* Aim of the exercise
Although the data below holds other lines too, output only those from the line with "double *__restrict__ colVX" up to and including the line with "double *pose = reinterpret_cast<double", exactly as they appear.

──────

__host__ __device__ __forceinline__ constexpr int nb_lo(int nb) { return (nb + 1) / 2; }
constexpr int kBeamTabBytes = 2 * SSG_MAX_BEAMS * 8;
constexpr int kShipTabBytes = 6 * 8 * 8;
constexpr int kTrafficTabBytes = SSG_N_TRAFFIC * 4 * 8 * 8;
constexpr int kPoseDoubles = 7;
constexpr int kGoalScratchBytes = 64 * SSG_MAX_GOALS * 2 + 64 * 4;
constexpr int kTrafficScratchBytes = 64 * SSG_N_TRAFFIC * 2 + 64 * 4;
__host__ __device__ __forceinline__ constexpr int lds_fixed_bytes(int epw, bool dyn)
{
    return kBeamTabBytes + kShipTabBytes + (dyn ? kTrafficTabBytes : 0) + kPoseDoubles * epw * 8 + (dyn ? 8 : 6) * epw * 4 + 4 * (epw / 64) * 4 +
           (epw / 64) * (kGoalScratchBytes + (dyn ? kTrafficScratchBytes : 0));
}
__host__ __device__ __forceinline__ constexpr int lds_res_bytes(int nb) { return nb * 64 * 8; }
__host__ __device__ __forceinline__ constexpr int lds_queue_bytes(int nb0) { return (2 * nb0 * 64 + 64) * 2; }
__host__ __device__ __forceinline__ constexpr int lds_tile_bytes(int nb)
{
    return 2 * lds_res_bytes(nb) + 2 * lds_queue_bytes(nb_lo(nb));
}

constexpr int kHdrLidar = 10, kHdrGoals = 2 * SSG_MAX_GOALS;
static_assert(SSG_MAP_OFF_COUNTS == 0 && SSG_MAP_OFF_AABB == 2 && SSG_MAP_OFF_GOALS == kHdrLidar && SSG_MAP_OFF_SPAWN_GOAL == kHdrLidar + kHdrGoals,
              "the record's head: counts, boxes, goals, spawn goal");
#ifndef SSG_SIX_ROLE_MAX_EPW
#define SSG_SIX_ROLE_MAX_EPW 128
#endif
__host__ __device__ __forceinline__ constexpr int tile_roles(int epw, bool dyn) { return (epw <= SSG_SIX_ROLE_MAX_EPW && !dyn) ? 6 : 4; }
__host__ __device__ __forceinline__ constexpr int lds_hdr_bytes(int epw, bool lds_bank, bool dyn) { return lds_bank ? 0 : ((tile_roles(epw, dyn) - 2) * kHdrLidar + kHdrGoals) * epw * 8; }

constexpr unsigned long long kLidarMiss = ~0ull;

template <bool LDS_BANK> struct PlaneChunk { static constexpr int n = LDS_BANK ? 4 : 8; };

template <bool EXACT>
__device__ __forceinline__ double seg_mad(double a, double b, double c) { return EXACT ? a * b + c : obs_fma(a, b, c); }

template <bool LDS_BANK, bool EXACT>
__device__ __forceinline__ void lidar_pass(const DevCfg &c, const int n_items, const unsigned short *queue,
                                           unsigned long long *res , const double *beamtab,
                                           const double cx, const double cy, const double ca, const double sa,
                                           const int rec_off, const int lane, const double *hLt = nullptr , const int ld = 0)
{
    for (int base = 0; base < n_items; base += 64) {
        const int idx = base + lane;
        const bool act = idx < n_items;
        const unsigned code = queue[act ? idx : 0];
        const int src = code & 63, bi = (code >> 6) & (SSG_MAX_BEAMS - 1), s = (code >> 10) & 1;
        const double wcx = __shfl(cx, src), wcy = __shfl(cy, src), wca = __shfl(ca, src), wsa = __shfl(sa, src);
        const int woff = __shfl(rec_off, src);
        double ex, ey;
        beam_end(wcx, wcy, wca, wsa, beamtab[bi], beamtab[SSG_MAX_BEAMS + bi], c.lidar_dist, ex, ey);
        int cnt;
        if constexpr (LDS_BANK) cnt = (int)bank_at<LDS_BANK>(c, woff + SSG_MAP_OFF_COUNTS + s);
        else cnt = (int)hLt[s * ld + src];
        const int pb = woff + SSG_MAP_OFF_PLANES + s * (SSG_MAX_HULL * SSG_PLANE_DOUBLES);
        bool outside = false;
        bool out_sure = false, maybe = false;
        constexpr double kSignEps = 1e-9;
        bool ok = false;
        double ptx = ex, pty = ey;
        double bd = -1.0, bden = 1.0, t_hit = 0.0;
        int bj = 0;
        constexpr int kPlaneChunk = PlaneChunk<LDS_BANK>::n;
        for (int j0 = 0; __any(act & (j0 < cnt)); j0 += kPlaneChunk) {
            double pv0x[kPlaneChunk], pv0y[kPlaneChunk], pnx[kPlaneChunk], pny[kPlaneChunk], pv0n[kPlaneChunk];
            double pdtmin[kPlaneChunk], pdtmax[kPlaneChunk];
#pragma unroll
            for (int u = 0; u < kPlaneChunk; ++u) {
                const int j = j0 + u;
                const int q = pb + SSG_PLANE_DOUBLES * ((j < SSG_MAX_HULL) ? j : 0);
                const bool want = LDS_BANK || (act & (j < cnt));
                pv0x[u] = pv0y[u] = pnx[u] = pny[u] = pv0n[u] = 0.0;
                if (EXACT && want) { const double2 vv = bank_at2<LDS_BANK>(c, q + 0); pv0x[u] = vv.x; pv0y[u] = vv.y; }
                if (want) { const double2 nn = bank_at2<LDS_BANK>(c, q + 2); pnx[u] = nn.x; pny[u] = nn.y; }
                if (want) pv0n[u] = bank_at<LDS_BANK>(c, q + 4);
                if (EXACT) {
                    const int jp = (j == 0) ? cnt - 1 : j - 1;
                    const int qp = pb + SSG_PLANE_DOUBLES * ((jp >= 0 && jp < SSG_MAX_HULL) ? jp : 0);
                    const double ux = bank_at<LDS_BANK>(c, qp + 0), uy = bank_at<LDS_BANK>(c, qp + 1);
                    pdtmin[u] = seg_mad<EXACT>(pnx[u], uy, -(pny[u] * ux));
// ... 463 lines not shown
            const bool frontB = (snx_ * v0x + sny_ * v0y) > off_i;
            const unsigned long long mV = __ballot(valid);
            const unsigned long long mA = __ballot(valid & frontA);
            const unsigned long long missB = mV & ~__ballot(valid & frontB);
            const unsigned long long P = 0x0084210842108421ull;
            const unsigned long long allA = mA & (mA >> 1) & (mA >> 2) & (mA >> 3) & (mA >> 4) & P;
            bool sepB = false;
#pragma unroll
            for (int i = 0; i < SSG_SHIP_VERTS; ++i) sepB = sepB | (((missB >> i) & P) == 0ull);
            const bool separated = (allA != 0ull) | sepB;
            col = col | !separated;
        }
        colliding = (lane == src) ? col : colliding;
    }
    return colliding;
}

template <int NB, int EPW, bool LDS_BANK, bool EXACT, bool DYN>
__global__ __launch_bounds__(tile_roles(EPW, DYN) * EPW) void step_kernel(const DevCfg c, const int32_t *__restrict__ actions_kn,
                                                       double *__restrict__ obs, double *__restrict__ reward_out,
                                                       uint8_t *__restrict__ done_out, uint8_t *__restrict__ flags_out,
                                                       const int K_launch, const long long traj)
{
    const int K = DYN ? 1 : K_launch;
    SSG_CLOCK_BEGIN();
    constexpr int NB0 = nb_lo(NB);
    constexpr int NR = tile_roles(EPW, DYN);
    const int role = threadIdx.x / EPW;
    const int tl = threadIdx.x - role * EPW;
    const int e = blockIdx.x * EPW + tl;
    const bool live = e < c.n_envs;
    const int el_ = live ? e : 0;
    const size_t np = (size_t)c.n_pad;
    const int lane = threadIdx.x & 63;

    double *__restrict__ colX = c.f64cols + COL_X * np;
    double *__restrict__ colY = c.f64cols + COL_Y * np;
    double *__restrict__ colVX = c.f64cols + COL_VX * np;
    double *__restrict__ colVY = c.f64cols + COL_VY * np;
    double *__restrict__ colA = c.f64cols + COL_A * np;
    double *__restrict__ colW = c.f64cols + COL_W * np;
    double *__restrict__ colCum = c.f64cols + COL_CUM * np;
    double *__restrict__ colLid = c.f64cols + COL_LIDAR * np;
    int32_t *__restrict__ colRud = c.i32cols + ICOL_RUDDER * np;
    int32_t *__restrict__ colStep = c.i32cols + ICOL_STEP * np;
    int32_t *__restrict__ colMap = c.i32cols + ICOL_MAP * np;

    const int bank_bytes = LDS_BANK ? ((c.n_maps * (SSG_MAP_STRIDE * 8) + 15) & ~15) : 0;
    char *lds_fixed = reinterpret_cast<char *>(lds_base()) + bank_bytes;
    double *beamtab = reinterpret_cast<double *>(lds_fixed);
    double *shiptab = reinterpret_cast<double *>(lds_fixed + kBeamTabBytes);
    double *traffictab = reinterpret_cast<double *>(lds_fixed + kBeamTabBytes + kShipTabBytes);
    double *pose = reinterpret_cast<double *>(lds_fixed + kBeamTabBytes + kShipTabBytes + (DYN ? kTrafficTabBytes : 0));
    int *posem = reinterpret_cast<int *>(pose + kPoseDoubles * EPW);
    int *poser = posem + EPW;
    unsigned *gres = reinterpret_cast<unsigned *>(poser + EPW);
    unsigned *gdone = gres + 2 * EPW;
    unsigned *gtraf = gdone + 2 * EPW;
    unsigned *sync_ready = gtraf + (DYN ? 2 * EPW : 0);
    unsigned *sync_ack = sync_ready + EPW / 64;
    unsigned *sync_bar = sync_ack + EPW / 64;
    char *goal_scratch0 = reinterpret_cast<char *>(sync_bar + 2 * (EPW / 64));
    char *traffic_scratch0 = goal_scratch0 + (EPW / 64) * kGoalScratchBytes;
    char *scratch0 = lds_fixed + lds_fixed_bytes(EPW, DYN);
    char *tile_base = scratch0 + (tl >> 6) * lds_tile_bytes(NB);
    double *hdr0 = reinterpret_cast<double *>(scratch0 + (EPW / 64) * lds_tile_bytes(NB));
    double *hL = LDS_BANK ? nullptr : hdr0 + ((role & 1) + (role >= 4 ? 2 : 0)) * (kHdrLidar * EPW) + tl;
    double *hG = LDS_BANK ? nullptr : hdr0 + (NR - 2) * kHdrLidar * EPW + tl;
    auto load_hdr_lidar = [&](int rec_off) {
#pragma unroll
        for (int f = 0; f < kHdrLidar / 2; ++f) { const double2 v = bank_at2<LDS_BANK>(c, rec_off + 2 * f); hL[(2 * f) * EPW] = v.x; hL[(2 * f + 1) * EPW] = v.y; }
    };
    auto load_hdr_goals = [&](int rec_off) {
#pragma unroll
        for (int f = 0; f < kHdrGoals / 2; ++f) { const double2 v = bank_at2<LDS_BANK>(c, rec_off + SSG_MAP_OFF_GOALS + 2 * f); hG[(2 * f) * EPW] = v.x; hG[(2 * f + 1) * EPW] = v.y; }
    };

──────

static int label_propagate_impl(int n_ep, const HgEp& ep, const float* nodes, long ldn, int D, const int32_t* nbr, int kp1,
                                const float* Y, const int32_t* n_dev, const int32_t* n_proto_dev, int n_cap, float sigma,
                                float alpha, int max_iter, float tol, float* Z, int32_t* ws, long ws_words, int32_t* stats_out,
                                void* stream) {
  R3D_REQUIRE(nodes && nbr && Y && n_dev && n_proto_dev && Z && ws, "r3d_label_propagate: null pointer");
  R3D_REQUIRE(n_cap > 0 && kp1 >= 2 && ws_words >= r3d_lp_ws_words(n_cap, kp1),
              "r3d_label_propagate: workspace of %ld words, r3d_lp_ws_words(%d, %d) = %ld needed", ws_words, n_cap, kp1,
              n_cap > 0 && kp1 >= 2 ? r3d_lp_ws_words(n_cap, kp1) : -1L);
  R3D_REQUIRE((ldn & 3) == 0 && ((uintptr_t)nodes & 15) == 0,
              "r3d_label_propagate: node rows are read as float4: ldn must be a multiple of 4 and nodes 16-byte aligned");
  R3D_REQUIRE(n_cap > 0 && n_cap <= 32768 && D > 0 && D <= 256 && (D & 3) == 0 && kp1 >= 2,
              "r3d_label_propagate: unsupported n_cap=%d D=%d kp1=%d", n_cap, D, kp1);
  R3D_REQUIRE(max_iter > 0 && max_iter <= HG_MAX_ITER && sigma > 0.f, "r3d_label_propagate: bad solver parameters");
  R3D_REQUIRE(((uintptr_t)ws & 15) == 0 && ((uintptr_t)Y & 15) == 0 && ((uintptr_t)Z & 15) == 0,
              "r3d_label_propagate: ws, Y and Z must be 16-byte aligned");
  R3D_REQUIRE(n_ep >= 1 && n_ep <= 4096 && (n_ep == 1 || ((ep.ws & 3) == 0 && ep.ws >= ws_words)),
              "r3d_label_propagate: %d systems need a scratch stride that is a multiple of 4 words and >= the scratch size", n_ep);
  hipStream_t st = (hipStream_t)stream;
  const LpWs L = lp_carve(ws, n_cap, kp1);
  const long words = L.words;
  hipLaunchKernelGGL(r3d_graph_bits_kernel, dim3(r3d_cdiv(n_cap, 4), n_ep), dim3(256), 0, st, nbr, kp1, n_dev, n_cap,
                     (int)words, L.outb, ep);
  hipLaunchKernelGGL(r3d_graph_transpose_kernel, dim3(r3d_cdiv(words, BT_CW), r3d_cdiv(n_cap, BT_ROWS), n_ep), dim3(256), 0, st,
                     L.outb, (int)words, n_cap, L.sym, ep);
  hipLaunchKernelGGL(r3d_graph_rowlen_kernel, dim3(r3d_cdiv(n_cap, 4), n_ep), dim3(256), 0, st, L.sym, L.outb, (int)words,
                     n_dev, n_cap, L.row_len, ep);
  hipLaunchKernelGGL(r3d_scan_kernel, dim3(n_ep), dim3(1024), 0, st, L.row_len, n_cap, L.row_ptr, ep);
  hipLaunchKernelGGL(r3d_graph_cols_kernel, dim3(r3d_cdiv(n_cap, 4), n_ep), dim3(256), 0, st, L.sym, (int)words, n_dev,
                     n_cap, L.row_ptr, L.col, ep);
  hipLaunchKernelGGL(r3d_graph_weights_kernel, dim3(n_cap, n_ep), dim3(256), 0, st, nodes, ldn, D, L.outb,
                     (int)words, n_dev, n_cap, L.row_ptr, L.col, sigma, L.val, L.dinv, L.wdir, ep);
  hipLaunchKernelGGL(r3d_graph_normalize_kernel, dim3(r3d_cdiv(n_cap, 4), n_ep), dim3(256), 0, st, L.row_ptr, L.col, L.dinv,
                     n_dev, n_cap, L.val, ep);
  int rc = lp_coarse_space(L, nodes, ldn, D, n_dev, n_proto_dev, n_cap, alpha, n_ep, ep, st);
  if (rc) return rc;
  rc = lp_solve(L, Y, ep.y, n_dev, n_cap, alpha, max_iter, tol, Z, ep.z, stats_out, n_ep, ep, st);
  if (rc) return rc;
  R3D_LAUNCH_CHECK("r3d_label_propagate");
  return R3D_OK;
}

──────

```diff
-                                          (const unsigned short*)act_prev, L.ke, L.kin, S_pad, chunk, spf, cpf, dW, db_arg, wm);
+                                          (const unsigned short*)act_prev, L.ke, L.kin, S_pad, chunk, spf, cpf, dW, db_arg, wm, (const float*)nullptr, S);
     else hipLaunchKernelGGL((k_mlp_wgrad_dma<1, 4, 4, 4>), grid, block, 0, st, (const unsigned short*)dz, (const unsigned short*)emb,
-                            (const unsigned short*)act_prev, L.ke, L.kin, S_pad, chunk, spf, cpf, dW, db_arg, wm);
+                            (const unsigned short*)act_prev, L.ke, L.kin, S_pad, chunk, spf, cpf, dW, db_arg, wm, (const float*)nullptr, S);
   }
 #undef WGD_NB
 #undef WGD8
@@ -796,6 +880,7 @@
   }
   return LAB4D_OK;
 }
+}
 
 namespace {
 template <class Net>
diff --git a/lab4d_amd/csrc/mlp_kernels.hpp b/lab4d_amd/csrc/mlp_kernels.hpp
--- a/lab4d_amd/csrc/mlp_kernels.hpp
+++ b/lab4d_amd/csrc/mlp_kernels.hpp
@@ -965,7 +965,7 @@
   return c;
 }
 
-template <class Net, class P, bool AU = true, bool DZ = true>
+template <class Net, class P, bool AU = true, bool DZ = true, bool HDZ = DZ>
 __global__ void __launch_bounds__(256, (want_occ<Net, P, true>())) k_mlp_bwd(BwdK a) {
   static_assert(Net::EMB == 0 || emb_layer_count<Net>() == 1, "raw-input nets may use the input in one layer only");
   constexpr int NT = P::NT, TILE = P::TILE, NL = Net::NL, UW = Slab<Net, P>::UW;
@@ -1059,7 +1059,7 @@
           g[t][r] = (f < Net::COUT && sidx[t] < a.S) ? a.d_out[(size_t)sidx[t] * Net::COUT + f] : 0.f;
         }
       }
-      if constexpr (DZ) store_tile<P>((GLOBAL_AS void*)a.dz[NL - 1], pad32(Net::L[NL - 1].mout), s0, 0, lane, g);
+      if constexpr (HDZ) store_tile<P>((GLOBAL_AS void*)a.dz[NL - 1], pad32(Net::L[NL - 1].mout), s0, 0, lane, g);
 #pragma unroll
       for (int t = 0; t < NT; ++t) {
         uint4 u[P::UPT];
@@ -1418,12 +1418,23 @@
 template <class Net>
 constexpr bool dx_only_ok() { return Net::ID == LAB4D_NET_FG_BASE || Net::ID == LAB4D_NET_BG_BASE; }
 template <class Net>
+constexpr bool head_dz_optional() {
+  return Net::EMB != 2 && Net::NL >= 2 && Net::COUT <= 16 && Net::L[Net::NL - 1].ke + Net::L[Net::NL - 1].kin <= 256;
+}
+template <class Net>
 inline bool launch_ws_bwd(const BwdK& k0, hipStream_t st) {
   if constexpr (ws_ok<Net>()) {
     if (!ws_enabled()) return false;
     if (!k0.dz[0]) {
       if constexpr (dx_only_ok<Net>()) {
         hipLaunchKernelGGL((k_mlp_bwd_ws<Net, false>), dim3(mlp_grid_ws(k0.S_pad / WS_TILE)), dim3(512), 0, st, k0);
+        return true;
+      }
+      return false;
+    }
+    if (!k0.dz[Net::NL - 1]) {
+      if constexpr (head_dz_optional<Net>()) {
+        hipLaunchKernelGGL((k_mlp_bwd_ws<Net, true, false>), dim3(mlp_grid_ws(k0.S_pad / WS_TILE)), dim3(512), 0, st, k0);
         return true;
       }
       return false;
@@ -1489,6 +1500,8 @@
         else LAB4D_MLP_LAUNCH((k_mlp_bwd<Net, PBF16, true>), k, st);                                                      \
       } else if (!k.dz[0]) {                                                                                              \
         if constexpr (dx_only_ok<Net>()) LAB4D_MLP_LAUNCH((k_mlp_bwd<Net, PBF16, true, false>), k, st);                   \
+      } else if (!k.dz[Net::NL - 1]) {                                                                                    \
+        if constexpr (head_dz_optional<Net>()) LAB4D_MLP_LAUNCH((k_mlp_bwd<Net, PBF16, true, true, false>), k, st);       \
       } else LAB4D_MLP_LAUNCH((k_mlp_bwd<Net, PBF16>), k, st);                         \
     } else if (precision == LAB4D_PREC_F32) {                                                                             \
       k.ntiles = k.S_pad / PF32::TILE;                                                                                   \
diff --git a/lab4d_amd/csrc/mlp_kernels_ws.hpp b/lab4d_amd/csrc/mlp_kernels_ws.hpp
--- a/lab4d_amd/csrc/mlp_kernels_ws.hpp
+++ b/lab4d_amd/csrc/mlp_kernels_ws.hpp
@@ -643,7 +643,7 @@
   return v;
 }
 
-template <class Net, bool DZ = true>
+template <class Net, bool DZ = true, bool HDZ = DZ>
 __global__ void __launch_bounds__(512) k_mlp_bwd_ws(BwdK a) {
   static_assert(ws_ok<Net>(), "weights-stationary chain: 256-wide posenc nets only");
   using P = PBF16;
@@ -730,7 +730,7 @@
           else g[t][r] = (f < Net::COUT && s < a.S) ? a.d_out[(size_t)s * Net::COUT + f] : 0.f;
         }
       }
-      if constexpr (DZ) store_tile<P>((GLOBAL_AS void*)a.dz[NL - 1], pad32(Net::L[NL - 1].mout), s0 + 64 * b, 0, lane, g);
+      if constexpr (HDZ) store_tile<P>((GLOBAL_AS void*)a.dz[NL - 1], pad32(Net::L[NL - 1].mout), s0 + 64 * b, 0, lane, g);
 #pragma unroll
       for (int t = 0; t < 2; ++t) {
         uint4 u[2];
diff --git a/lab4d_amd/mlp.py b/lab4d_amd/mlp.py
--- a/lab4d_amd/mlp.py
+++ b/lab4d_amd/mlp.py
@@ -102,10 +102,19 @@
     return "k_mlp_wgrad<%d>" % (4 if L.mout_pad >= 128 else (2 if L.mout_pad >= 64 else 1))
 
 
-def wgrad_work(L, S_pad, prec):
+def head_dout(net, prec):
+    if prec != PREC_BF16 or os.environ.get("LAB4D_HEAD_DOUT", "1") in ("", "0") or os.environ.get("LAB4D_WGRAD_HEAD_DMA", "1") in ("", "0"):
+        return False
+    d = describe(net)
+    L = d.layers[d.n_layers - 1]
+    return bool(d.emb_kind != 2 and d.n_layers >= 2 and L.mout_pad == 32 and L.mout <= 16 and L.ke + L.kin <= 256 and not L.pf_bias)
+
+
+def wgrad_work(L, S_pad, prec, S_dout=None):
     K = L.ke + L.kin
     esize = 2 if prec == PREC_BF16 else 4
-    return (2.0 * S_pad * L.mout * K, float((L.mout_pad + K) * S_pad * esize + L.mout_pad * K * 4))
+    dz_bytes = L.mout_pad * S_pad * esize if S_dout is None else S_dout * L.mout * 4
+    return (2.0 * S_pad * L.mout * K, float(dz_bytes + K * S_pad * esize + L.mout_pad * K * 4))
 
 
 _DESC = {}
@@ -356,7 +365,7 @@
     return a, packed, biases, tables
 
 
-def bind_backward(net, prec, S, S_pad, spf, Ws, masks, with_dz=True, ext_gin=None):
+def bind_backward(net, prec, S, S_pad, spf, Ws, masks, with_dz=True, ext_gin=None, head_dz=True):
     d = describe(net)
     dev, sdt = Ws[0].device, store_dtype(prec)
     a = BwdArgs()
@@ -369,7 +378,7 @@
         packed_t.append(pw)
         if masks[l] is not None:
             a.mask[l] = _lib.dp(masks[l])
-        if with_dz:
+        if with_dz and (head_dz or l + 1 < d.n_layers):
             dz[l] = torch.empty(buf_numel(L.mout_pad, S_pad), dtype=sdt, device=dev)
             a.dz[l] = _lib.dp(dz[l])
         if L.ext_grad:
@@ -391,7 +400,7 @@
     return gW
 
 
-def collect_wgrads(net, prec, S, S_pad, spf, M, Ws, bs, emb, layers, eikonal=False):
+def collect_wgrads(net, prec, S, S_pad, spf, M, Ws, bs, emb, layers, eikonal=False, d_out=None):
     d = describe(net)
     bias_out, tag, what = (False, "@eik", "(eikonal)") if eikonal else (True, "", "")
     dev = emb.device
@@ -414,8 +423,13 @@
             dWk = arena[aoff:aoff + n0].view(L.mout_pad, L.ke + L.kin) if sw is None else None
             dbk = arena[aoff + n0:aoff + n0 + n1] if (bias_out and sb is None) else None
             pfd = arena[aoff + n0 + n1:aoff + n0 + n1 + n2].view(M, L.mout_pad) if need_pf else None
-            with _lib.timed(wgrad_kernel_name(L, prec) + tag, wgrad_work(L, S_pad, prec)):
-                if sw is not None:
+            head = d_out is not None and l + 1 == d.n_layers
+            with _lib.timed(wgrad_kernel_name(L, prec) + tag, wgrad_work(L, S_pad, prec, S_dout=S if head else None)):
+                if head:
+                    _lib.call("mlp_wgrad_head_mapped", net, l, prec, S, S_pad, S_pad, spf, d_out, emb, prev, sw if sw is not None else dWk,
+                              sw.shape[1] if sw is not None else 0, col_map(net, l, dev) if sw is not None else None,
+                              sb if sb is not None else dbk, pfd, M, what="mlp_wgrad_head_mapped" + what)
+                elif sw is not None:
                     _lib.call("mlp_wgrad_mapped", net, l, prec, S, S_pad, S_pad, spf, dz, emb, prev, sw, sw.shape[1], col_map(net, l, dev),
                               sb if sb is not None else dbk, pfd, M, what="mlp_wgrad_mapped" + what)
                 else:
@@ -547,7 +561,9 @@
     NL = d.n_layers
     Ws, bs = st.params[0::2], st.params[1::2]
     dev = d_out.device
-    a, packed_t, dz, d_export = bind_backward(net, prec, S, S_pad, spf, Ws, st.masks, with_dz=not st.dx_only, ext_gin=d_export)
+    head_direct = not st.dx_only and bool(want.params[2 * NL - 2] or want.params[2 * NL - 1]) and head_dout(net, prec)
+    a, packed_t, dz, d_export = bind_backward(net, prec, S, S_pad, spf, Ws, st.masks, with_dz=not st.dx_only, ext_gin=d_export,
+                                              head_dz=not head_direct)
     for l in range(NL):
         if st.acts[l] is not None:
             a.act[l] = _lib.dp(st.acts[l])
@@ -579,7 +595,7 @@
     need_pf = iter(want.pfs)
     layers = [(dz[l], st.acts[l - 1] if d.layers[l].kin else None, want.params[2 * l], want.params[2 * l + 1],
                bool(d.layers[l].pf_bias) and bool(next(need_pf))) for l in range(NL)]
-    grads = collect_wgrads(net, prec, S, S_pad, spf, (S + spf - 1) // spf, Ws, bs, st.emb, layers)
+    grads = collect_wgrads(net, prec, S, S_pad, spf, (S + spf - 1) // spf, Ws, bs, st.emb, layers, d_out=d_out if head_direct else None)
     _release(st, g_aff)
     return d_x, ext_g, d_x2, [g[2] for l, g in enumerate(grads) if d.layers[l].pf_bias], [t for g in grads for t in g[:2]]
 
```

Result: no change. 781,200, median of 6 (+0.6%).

──────

* Your response
    double *__restrict__ colVX = c.f64cols + COL_VX * np;
    double *__restrict__ colVY = c.f64cols + COL_VY * np;
    double *__restrict__ colA = c.f64cols + COL_A * np;
    double *__restrict__ colW = c.f64cols + COL_W * np;
    double *__restrict__ colCum = c.f64cols + COL_CUM * np;
    double *__restrict__ colLid = c.f64cols + COL_LIDAR * np;
    int32_t *__restrict__ colRud = c.i32cols + ICOL_RUDDER * np;
    int32_t *__restrict__ colStep = c.i32cols + ICOL_STEP * np;
    int32_t *__restrict__ colMap = c.i32cols + ICOL_MAP * np;

    const int bank_bytes = LDS_BANK ? ((c.n_maps * (SSG_MAP_STRIDE * 8) + 15) & ~15) : 0;
    char *lds_fixed = reinterpret_cast<char *>(lds_base()) + bank_bytes;
    double *beamtab = reinterpret_cast<double *>(lds_fixed);
    double *shiptab = reinterpret_cast<double *>(lds_fixed + kBeamTabBytes);
    double *traffictab = reinterpret_cast<double *>(lds_fixed + kBeamTabBytes + kShipTabBytes);
    double *pose = reinterpret_cast<double *>(lds_fixed + kBeamTabBytes + kShipTabBytes + (DYN ? kTrafficTabBytes : 0));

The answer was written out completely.